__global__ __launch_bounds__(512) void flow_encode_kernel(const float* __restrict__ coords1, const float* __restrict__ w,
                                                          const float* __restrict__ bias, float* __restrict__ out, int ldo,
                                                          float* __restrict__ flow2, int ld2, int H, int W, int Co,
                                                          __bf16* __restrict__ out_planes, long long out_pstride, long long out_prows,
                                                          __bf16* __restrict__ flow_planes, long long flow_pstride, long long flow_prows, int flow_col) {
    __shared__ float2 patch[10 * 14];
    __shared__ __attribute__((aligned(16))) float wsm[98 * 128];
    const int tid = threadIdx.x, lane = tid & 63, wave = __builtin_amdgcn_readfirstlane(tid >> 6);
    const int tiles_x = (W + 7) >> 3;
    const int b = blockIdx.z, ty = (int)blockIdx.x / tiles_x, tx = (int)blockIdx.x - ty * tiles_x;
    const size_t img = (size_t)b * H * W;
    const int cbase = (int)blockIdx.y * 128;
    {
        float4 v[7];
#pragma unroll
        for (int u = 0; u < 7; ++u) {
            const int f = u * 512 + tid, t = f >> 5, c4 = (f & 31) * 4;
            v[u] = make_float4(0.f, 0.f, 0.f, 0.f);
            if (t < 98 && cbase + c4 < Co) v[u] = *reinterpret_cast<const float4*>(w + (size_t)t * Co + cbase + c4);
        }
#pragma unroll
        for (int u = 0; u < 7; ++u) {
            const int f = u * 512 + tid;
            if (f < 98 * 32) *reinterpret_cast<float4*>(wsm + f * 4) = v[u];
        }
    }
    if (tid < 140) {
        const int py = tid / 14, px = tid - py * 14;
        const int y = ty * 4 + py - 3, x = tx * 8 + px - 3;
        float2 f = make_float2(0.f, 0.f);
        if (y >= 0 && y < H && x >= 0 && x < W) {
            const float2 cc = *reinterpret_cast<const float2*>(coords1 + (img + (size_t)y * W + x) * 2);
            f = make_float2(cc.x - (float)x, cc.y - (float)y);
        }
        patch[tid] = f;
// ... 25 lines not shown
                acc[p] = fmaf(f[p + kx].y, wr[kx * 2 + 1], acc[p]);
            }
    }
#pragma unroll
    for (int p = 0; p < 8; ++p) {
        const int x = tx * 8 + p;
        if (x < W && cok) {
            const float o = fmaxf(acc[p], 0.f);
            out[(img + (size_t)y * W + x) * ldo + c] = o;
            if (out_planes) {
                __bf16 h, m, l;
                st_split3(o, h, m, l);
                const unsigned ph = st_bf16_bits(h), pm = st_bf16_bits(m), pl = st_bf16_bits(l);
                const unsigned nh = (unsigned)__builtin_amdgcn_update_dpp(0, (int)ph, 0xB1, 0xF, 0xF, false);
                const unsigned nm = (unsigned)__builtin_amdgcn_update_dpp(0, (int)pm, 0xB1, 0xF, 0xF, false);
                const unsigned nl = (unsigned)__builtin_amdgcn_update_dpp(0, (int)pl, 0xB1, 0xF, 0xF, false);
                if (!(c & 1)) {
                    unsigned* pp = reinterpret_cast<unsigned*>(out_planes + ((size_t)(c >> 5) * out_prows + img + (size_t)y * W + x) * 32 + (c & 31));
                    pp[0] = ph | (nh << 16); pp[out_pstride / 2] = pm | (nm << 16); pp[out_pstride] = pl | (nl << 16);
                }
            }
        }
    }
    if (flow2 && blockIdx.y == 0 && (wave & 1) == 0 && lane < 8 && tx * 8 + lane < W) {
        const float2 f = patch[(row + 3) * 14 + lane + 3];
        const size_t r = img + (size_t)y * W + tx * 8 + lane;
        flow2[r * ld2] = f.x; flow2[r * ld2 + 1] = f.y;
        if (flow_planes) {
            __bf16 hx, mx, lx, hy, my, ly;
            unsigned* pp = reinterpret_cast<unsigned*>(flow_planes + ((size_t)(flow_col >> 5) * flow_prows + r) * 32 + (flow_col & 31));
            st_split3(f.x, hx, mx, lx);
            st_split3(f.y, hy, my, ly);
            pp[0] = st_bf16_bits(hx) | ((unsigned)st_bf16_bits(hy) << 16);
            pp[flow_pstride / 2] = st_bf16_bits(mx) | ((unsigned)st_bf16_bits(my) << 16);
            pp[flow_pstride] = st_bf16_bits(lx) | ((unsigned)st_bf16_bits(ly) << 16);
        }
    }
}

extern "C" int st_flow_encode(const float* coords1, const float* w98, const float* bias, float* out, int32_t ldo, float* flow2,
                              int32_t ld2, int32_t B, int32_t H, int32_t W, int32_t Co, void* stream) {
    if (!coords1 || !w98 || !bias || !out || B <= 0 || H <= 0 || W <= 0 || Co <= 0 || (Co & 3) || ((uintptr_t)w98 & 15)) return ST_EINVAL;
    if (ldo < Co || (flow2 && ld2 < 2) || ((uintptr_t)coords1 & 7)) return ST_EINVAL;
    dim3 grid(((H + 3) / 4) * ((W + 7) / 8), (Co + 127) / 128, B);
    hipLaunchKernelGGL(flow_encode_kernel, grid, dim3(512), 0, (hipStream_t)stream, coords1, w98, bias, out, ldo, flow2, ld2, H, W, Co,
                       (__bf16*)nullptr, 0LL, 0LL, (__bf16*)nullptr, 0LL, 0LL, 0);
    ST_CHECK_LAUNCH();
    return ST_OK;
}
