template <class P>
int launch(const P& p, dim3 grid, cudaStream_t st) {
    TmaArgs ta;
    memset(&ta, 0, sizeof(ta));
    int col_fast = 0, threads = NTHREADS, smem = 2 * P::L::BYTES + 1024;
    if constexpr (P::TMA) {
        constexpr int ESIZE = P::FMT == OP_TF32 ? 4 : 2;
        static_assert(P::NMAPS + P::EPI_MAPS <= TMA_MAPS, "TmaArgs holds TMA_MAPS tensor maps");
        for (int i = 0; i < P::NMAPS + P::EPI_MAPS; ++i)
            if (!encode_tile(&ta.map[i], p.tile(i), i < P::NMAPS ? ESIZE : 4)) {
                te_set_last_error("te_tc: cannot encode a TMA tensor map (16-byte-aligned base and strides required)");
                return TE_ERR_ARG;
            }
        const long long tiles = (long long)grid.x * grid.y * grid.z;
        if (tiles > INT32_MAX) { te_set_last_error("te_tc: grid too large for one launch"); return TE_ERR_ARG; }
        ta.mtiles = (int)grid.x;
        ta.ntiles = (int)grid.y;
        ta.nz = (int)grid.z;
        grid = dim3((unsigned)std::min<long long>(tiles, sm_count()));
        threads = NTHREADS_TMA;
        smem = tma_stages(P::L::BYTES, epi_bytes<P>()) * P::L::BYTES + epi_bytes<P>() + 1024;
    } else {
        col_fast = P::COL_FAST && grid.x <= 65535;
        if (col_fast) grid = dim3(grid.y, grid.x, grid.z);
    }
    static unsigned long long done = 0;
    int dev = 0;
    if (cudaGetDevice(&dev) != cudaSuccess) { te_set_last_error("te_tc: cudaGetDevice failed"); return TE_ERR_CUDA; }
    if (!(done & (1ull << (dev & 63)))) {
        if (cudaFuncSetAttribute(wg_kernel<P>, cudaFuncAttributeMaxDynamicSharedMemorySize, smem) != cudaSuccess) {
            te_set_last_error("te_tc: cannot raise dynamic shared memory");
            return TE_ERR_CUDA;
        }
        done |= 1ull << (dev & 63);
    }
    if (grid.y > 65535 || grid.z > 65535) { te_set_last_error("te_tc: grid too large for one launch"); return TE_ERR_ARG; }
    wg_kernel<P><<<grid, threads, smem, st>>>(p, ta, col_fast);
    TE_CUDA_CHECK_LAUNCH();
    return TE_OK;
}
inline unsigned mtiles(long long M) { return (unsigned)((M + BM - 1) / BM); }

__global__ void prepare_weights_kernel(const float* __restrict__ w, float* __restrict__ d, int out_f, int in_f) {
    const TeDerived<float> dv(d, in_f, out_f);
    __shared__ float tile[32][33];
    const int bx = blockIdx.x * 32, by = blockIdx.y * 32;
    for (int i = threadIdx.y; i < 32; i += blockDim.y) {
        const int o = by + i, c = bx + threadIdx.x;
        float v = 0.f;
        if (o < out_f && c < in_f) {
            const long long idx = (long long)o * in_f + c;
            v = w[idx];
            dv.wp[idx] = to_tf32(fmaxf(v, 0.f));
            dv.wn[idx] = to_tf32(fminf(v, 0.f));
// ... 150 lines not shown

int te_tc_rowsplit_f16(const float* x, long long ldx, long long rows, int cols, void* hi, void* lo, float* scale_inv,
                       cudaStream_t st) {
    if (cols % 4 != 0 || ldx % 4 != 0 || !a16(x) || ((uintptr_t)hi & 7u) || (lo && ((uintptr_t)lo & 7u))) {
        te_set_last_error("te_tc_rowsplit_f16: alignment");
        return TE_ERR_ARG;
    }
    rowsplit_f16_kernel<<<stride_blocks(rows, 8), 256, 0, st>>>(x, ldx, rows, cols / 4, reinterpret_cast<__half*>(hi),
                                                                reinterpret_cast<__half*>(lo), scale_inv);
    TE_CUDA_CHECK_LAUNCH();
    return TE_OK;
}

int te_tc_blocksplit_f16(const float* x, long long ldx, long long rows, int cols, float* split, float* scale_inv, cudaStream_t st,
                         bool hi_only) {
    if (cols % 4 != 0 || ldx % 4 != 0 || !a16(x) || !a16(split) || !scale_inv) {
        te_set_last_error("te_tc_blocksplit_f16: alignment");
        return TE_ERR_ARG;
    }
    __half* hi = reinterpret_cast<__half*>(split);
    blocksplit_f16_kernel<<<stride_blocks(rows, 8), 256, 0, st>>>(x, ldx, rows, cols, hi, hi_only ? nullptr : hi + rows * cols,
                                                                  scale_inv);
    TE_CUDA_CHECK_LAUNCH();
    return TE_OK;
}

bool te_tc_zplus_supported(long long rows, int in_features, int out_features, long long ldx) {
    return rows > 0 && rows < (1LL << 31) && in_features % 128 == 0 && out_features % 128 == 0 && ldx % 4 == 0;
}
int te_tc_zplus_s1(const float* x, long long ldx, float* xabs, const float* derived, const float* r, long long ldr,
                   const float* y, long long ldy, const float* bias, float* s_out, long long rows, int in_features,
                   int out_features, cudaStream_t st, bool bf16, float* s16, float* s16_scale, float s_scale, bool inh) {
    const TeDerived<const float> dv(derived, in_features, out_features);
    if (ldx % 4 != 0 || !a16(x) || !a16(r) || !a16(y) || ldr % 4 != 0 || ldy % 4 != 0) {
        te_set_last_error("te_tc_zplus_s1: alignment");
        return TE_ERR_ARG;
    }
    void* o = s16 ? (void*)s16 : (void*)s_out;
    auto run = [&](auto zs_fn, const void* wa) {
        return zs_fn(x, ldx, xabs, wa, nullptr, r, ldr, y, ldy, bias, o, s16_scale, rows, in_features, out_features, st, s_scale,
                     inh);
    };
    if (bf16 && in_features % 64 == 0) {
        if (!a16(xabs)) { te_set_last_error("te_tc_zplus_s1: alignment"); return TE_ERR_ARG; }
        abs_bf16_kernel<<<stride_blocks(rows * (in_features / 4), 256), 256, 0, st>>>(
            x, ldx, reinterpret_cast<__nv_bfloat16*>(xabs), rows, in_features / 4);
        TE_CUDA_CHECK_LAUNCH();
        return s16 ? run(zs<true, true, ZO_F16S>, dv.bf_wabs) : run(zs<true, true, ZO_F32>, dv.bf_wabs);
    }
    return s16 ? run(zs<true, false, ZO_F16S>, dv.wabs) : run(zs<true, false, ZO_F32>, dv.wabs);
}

.....

▶ Work request:
Only the lines above from the one with "hy, my, ly;" up to and including the one with "pp[flow_pstride / 2]" should be repeated, exactly as written.

▶ Exercise response:
            __bf16 hx, mx, lx, hy, my, ly;
            unsigned* pp = reinterpret_cast<unsigned*>(flow_planes + ((size_t)(flow_col >> 5) * flow_prows + r) * 32 + (flow_col & 31));
            st_split3(f.x, hx, mx, lx);
            st_split3(f.y, hy, my, ly);
            pp[0] = st_bf16_bits(hx) | ((unsigned)st_bf16_bits(hy) << 16);
            pp[flow_pstride / 2] = st_bf16_bits(mx) | ((unsigned)st_bf16_bits(my) << 16);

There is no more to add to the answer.